EXERCISE OBJECTIVE | Give the number of lines in the material below that contain the word "zero". No other content is needed.
-- Opening Marker --
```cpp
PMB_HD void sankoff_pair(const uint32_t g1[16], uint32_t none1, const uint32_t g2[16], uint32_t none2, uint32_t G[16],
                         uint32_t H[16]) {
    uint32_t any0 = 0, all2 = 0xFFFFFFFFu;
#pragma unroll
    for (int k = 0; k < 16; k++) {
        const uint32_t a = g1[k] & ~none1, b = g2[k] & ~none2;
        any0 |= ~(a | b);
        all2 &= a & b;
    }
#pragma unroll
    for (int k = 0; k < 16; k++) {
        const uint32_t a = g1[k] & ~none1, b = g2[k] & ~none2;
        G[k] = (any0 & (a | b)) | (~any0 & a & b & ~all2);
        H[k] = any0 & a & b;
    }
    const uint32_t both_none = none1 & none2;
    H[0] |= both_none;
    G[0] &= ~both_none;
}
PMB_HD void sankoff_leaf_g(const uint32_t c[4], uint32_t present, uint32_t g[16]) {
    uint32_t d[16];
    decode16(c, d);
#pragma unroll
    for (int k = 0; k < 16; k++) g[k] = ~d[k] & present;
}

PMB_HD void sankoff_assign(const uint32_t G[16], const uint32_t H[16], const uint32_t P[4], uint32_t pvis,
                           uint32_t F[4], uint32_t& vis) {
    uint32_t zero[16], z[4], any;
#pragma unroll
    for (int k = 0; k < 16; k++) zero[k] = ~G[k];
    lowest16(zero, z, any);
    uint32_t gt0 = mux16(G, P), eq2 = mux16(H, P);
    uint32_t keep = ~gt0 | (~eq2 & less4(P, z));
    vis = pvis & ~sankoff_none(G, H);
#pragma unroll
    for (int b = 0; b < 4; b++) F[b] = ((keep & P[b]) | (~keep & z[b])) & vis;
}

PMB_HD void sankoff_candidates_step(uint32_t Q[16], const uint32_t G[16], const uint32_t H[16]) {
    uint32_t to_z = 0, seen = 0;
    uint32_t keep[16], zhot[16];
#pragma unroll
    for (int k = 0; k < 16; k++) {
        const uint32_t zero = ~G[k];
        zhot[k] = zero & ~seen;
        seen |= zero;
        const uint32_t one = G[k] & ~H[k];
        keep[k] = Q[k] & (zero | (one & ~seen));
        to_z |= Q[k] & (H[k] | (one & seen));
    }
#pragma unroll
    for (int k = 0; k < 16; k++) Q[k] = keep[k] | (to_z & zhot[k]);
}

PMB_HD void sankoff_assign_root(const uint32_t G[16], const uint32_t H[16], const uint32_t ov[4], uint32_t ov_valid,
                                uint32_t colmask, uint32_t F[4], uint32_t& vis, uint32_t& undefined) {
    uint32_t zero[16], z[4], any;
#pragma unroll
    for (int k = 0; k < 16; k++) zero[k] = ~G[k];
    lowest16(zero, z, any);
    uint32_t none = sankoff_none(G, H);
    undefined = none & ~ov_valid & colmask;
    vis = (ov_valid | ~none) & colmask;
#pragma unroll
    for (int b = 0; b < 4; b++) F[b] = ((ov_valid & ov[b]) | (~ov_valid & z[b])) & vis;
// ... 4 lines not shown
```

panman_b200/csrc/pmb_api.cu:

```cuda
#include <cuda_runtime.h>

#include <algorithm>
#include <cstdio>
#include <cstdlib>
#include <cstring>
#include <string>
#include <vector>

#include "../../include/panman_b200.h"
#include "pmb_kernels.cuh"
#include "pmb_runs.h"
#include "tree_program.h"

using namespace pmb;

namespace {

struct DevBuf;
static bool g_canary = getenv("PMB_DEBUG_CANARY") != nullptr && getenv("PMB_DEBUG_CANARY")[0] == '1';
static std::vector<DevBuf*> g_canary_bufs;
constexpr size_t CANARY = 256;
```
-- Closing Marker --
REPLY TO THE TASK | 10